* **Try it**
In the entries that follow, find the line containing "const unsigned mask_before = g_impl_mask;"; from there, copy every line exactly through the line containing "case OP_APPLYCORR: e".

*** Given information

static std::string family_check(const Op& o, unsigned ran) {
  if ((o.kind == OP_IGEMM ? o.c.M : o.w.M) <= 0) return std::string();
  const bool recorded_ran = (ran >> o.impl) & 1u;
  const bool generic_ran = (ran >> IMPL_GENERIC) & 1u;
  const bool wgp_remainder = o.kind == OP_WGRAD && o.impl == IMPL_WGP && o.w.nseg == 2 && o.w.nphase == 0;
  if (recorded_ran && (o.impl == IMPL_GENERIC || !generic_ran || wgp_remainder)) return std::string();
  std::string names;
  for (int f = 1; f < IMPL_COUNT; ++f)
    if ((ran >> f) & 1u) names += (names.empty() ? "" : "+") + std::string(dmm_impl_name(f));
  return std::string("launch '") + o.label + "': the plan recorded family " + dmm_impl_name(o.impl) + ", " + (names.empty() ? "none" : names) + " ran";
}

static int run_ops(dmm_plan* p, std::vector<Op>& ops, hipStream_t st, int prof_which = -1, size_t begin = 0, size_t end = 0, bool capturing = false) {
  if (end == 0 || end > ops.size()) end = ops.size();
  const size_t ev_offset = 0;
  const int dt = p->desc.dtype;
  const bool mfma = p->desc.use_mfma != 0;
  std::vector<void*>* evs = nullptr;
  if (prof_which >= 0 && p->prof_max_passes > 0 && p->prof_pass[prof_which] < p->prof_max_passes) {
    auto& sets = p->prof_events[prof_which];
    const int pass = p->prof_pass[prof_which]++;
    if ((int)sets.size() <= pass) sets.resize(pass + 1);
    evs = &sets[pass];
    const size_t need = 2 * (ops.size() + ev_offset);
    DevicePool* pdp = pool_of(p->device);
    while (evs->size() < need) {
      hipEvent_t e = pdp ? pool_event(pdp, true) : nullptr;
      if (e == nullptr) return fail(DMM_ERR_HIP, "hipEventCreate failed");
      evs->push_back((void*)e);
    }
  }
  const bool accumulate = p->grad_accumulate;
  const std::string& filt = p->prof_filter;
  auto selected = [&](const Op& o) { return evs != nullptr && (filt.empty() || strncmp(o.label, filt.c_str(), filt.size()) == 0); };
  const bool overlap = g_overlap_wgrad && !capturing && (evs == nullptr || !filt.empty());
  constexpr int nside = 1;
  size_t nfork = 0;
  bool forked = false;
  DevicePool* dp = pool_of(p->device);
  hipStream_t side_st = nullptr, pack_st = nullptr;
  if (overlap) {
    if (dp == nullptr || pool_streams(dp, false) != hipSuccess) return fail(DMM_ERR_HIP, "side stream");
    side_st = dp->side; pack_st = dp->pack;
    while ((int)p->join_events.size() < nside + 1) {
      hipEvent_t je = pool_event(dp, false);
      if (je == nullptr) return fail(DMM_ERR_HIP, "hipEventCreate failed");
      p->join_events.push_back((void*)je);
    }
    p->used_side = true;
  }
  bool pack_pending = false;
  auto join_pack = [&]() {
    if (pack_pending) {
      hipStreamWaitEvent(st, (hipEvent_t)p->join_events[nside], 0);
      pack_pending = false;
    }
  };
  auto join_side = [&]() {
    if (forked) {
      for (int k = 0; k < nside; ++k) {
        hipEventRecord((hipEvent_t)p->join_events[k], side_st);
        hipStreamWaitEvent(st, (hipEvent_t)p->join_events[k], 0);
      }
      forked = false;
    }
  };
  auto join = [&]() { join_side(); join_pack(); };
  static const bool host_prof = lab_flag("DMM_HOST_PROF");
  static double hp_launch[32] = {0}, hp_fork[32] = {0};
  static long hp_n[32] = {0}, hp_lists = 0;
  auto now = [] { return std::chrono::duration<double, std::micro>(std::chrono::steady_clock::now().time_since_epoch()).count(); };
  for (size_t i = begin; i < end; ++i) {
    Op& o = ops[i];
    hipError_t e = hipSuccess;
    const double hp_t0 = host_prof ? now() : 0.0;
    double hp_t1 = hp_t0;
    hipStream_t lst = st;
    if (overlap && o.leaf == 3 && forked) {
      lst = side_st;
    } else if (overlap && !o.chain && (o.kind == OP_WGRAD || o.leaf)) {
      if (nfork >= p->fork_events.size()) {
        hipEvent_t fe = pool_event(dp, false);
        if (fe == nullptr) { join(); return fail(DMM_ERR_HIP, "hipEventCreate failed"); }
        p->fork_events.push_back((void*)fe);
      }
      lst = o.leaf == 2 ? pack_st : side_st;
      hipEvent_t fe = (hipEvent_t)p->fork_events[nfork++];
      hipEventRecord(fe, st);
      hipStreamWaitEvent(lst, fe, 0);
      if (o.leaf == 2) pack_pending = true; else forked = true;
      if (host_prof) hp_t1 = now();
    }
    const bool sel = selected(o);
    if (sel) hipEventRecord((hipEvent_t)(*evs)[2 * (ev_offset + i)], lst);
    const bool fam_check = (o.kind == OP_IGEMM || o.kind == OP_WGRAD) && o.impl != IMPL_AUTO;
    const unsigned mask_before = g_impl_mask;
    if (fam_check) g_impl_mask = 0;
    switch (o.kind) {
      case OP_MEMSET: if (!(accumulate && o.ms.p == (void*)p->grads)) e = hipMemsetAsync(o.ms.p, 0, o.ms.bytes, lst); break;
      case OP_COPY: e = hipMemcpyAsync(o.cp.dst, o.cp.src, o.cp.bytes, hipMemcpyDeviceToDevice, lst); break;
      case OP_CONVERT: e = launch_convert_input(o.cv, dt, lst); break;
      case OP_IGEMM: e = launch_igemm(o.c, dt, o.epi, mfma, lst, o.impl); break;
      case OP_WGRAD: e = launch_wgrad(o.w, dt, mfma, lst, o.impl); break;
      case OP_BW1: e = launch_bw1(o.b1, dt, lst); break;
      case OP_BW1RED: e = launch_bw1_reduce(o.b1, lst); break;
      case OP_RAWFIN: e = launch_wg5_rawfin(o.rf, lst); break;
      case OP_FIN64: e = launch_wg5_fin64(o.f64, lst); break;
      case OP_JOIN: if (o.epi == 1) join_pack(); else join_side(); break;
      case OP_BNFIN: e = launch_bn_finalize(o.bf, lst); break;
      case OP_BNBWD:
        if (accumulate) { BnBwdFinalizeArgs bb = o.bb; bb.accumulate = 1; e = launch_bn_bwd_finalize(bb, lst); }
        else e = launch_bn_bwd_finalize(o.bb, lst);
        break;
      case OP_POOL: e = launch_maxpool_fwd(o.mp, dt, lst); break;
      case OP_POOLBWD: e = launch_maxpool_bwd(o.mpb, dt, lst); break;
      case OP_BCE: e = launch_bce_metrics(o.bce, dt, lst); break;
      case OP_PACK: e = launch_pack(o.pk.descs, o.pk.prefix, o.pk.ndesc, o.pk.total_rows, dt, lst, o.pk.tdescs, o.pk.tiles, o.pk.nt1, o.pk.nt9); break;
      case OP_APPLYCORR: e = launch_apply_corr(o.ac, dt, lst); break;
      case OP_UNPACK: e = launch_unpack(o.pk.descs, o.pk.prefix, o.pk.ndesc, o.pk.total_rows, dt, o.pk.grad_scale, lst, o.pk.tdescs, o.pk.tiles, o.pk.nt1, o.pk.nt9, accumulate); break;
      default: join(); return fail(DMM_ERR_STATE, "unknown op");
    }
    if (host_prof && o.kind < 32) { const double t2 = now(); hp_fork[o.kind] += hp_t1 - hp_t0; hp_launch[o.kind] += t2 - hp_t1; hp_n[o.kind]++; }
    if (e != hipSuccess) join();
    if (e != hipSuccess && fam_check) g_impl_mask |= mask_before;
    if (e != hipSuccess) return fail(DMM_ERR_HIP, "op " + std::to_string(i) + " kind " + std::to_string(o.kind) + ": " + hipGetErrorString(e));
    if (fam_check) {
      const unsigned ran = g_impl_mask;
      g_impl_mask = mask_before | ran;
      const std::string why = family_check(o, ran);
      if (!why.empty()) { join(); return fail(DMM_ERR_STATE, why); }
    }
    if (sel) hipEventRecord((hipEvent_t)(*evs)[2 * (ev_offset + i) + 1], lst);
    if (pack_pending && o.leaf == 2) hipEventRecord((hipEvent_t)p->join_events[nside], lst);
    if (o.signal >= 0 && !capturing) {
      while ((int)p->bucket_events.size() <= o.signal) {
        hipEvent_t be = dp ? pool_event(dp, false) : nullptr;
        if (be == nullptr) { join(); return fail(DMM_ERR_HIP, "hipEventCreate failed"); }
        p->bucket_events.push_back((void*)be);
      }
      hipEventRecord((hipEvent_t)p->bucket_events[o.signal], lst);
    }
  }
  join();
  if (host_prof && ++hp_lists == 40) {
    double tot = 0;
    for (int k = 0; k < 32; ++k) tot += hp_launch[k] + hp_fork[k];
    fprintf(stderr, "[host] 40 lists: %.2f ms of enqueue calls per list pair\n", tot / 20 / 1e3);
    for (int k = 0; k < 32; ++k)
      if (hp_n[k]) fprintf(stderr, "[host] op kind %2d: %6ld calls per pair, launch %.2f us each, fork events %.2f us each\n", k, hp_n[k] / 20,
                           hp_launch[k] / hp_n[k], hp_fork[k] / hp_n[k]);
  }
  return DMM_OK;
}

******

* **Output for this exercise**
    const unsigned mask_before = g_impl_mask;
    if (fam_check) g_impl_mask = 0;
    switch (o.kind) {
      case OP_MEMSET: if (!(accumulate && o.ms.p == (void*)p->grads)) e = hipMemsetAsync(o.ms.p, 0, o.ms.bytes, lst); break;
      case OP_COPY: e = hipMemcpyAsync(o.cp.dst, o.cp.src, o.cp.bytes, hipMemcpyDeviceToDevice, lst); break;
      case OP_CONVERT: e = launch_convert_input(o.cv, dt, lst); break;
      case OP_IGEMM: e = launch_igemm(o.c, dt, o.epi, mfma, lst, o.impl); break;
      case OP_WGRAD: e = launch_wgrad(o.w, dt, mfma, lst, o.impl); break;
      case OP_BW1: e = launch_bw1(o.b1, dt, lst); break;
      case OP_BW1RED: e = launch_bw1_reduce(o.b1, lst); break;
      case OP_RAWFIN: e = launch_wg5_rawfin(o.rf, lst); break;
      case OP_FIN64: e = launch_wg5_fin64(o.f64, lst); break;
      case OP_JOIN: if (o.epi == 1) join_pack(); else join_side(); break;
      case OP_BNFIN: e = launch_bn_finalize(o.bf, lst); break;
      case OP_BNBWD:
        if (accumulate) { BnBwdFinalizeArgs bb = o.bb; bb.accumulate = 1; e = launch_bn_bwd_finalize(bb, lst); }
        else e = launch_bn_bwd_finalize(o.bb, lst);
        break;
      case OP_POOL: e = launch_maxpool_fwd(o.mp, dt, lst); break;
      case OP_POOLBWD: e = launch_maxpool_bwd(o.mpb, dt, lst); break;
      case OP_BCE: e = launch_bce_metrics(o.bce, dt, lst); break;
      case OP_PACK: e = launch_pack(o.pk.descs, o.pk.prefix, o.pk.ndesc, o.pk.total_rows, dt, lst, o.pk.tdescs, o.pk.tiles, o.pk.nt1, o.pk.nt9); break;
      case OP_APPLYCORR: e = launch_apply_corr(o.ac, dt, lst); break;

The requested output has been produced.